State only the count of lines in the listing below that hold "constexpr".

Segment Start: TASK MATERIAL

template <int PH, bool TAIL>
__device__ __forceinline__ void wv_step_rest(const WvProb& W, WvState& S, const v4d& w, int k, lds_double* lds, int lane, const WvPrev& Q WV_T_ARG) {
  lds_double* ldsw = lds + WV_L_WIN;
  lds_double* ldsb = lds + WV_L_BORD;
  lds_double* wscr = lds + WV_L_WSCR;
  const int nT = W.nT;
  WvBO Bk;
  wv_bo_load(ldsb + 128 * PH, lane, Bk);
  const v4d D4 = wv_lds_load(ldsw + 256 * (wv_phys((PH + 4) & 7, 4) - WV_AGPR_TILES), lane);
  v4d Wt;
  {
    const int g = lane >> 4, c = lane & 15;
#pragma unroll
    for (int q = 0; q < 4; q++) wscr[(g + 4 * q) * 17 + c] = w[q];
#pragma unroll
    for (int q = 0; q < 4; q++) Wt[q] = wscr[c * 17 + g + 4 * q];
  }
  WvTri Wq;
  wv_tri_load(wscr, lane, Wq);
  WV_T(2);
  wv_trsm_b4(S.Yq, Wt, Bk);
  wv_trsm_cols<PH, 1, 2>(S, Wq, k, nT, D4, lane);
// ... 4 lines not shown
  {
    const lds_double* t = wscr + 2 * wv_bo_lane(lane);
    const lds_double* ta = t + (lane >> 3 & 1);
    const lds_double* tb = t + (lane >> 2 & 1);
#pragma unroll
    for (int q = 0; q < 4; q++) { yba[q] = ta[8 * q]; ybs[q] = tb[8 * q]; }
  }
  asm volatile("" :: "v"(D4[0]), "v"(D4[1]), "v"(D4[2]), "v"(D4[3]));
  wv_trsm_cols<PH, 5, 7>(S, Wq, k, nT, D4, lane);
  if (W.q8 == 1) wv_trsm4_vgpr_q1(S.Y[8], Wq, S.araw);
  else wv_trsm_vgpr(S.Y[8], Wt, S.araw, W.q8);
  wv_mfma_fence();
  WV_T(3);
  SFT_G double* col = W.Lg + ((size_t)k * (BT + 1)) * 256;
  v4d fresh4 = wv_gather_vgpr(W, S.rl.o[4]);
  asm volatile("" : "+v"(S.bnext.n0), "+v"(S.bnext.n1));
  wv_bq_store(ldsb + 128 * PH, lane, S.bnext);
  WV_T(4);
  asm volatile("s_nop 1\n\t"
               "v_mfma_f64_4x4x4_4b_f64 %0, %1, %5, %0 neg:[1,0,0]\n\ts_nop 3\n\t"
               "v_mfma_f64_4x4x4_4b_f64 %0, %2, %6, %0 neg:[1,0,0]\n\ts_nop 3\n\t"
               "v_mfma_f64_4x4x4_4b_f64 %0, %3, %7, %0 neg:[1,0,0]\n\ts_nop 3\n\t"
               "v_mfma_f64_4x4x4_4b_f64 %0, %4, %8, %0 neg:[1,0,0]"
               : "+v"(S.corner)
               : "v"(yba[0]), "v"(yba[1]), "v"(yba[2]), "v"(yba[3]), "v"(ybs[0]), "v"(ybs[1]), "v"(ybs[2]), "v"(ybs[3])
               : "memory");
  wv_update_rows<PH, TAIL, 1, 7>(W, S, k, nT, W.q8, col);
  wv_lds_pipe<PH, 0, 9>(S, W.q8, lds, lane);
  WV_T(5);
  wv_wait_vm();
  WV_T(6);
  {
    WvB2 C10 = wv_task_load<PH, 10>(lds, lane);
    wv_update_rows<PH, TAIL, 8, 8>(W, S, k, nT, W.q8, col);
    wv_task_mfma<10>(C10, S, W.q8);
    wv_task_mfma<11>(fresh4, S, W.q8);
    wv_task_store<PH, 10>(lds, lane, C10);
    wv_mfma_fence();
    wv_task_store<PH, 11>(lds, lane, fresh4);
  }
  asm volatile("" : "+v"(S.corner));
  WV_T(8);
}

struct WvTriList { unsigned o[36][4]; };
template <int R, int D>
__device__ __forceinline__ void wv_prologue_lists(const WvProb& W, int lane, WvTriList& T) {
  if constexpr (R < 8) {
    wv_list(W, R, D, lane, T.o[R * (R + 1) / 2 + D]);
    if constexpr (D < R) wv_prologue_lists<R, D + 1>(W, lane, T);
    else wv_prologue_lists<R + 1, 0>(W, lane, T);
  }
}
template <int R, int D>
__device__ __forceinline__ void wv_prologue_gathers(const WvProb& W, WvTriList& T, v4d (&f4)[8]) {
  if constexpr (R < 8) {
    unsigned (&o)[4] = T.o[R * (R + 1) / 2 + D];
    if constexpr (R == 0 && D == 0) {
#pragma unroll
      for (int t = 0; t < 36; t++) asm volatile("" : "+v"(T.o[t][0]), "+v"(T.o[t][1]), "+v"(T.o[t][2]), "+v"(T.o[t][3]));
    }
    if constexpr (D == 4) f4[R] = wv_gather_vgpr(W, o);
    else wv_gather_agpr<wv_phys(R, D)>(W.Hc, o[0], o[1], o[2], o[3]);
    if constexpr (D < R) wv_prologue_gathers<R, D + 1>(W, T, f4);
    else wv_prologue_gathers<R + 1, 0>(W, T, f4);
  }
}
template <int PH>
__device__ __forceinline__ void wv_prologue_store(lds_double* lds, int lane, v4d& f4, WvB2& bd) {
  if constexpr (PH >= 4) {
// ... 43 lines not shown
    wv_prologue_store<0>(lds, lane, f4[0], bd[0]); wv_prologue_store<1>(lds, lane, f4[1], bd[1]); wv_prologue_store<2>(lds, lane, f4[2], bd[2]);
    wv_prologue_store<3>(lds, lane, f4[3], bd[3]); wv_prologue_store<4>(lds, lane, f4[4], bd[4]); wv_prologue_store<5>(lds, lane, f4[5], bd[5]);
    wv_prologue_store<6>(lds, lane, f4[6], bd[6]); wv_prologue_store<7>(lds, lane, f4[7], bd[7]);
  }
  wv_wait_vm();
  asm volatile("" : "+v"(S.al[0]), "+v"(S.al[1]), "+v"(S.al[2]), "+v"(S.al[3]));
#ifdef DSH_LAB
  const long long wv_t1 = clock64();
  const long long wv_w1 = wall_clock64();
#endif

  WV_T_DECL;
#pragma unroll 1
  for (int k = 0; k < W.nT; k++) {
    const int ph = k & 7;
    asm volatile("v_lshlrev_b32 %0, 5, %1" : "=v"(S.off_lane) : "v"(lane));
    asm volatile("v_lshlrev_b32 %0, 4, %1" : "=v"(S.off_bord) : "v"(lane));
    S.araw = wv_gather_vgpr(W, S.al);
    wv_list(W, k + 9, 8, lane, S.al);
    wv_row_list(W, k + 8, lane, S.rl);
    S.bnext = wv_border_fresh(W, k + 8, lane);
    v4d d;
    switch (ph) {
      case 0: d = wv_step_diag<0>(W, k, lane); break;
      case 1: d = wv_step_diag<1>(W, k, lane); break;
      case 2: d = wv_step_diag<2>(W, k, lane); break;
      case 3: d = wv_step_diag<3>(W, k, lane); break;
      case 4: d = wv_step_diag<4>(W, k, lane); break;
      case 5: d = wv_step_diag<5>(W, k, lane); break;
      case 6: d = wv_step_diag<6>(W, k, lane); break;
      default: d = wv_step_diag<7>(W, k, lane); break;
    }
    WV_T(0);
    if (Q.active) {
      const int J = Q.nT - 1 - k;
      if (J >= 0) wv_bs_step(Q, J, lds, lane);
    }
    WV_T(7);
    v4d w;
    if (!wv_chol_inv(d, w)) {
#ifdef DSH_LAB
      if (S.ok && lane == 0) P.dbg[3] = 1000.0 + k;
#endif
      S.ok = 0;
    }
    WV_T(1);
    {
      const SFT_G double* slot = W.Linv + (size_t)k * 256;
      const v2d_w w01 = (v2d_w){w[0], w[1]}, w23 = (v2d_w){w[2], w[3]};
      asm volatile("global_store_dwordx4 %0, %1, %3\n\tglobal_store_dwordx4 %0, %2, %3 offset:16" :: "v"(S.off_lane), "v"(w01), "v"(w23), "s"(slot) : "memory");
    }
    switch (ph + ((k + 8 >= W.nT) ? 8 : 0)) {
      case 0: wv_step_rest<0, false>(W, S, w, k, lds, lane, Q WV_T_PASS); break;
      case 1: wv_step_rest<1, false>(W, S, w, k, lds, lane, Q WV_T_PASS); break;
      case 2: wv_step_rest<2, false>(W, S, w, k, lds, lane, Q WV_T_PASS); break;
      case 3: wv_step_rest<3, false>(W, S, w, k, lds, lane, Q WV_T_PASS); break;
      case 4: wv_step_rest<4, false>(W, S, w, k, lds, lane, Q WV_T_PASS); break;
      case 5: wv_step_rest<5, false>(W, S, w, k, lds, lane, Q WV_T_PASS); break;
      case 6: wv_step_rest<6, false>(W, S, w, k, lds, lane, Q WV_T_PASS); break;
      case 7: wv_step_rest<7, false>(W, S, w, k, lds, lane, Q WV_T_PASS); break;
      case 8: wv_step_rest<0, true>(W, S, w, k, lds, lane, Q WV_T_PASS); break;
      case 9: wv_step_rest<1, true>(W, S, w, k, lds, lane, Q WV_T_PASS); break;
      case 10: wv_step_rest<2, true>(W, S, w, k, lds, lane, Q WV_T_PASS); break;
      case 11: wv_step_rest<3, true>(W, S, w, k, lds, lane, Q WV_T_PASS); break;
      case 12: wv_step_rest<4, true>(W, S, w, k, lds, lane, Q WV_T_PASS); break;
      case 13: wv_step_rest<5, true>(W, S, w, k, lds, lane, Q WV_T_PASS); break;
      case 14: wv_step_rest<6, true>(W, S, w, k, lds, lane, Q WV_T_PASS); break;
      default: wv_step_rest<7, true>(W, S, w, k, lds, lane, Q WV_T_PASS); break;
    }
  }
  WV_T_DUMP(P);
  if (Q.active) {
    for (int J = Q.nT - 1 - W.nT; J >= 0; J--) { wv_wait_vm(); wv_bs_step(Q, J, lds, lane); }
  }
#ifdef DSH_LAB
  const long long wv_t2 = clock64();
  const long long wv_w2 = wall_clock64();
#endif
  wv_mfma_fence();
  {
    int l2;
    asm volatile("v_mbcnt_lo_u32_b32 %0, -1, 0\n\tv_mbcnt_hi_u32_b32 %0, -1, %0" : "=v"(l2));
    const int g2 = l2 >> 4, c2 = l2 & 15;
    const int cr2 = 4 * (c2 >> 3) + g2, cc2 = 4 * ((c2 >> 2) & 1) + (c2 & 3);
    if (cr2 < SFT_BORDER && cc2 < SFT_BORDER) Cn[cr2 * 7 + cc2] = S.corner;
  }
  double xcam = 0.0;
  {
    int okc = 1;
    if (lane == 0) {
      double xc[6] = {0, 0, 0, 0, 0, 0};
      bool bad = false;
      for (int kk = 0; kk < 6; kk++) {
        double dd = Cn[kk * 7 + kk];
        for (int j = 0; j < kk; j++) dd -= Cn[kk * 7 + j] * Cn[kk * 7 + j];
        if (!(dd > 0.0)) bad = true;
        const double piv = sqrt(dd);
        Cn[kk * 7 + kk] = piv;
        for (int r = kk + 1; r < 7; r++) {
          double v = Cn[r * 7 + kk];
          for (int j = 0; j < kk; j++) v -= Cn[r * 7 + j] * Cn[kk * 7 + j];
          Cn[r * 7 + kk] = v / piv;
        }
      }
      if (bad) okc = 0;
      for (int kk = 5; kk >= 0; kk--) {
// ... 10 lines not shown
  xcam_out = xcam;
#ifdef DSH_LAB
  if (lane == 0) { P.dbg[5] = (double)(wv_t1 - wv_t0); P.dbg[6] = (double)(wv_t2 - wv_t1); P.dbg[4] = (double)(wv_w2 - wv_w1); }
#endif
  return __builtin_amdgcn_readfirstlane(S.ok);
}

Segment End: TASK MATERIAL

**REPLY TO THE EXERCISE**: 7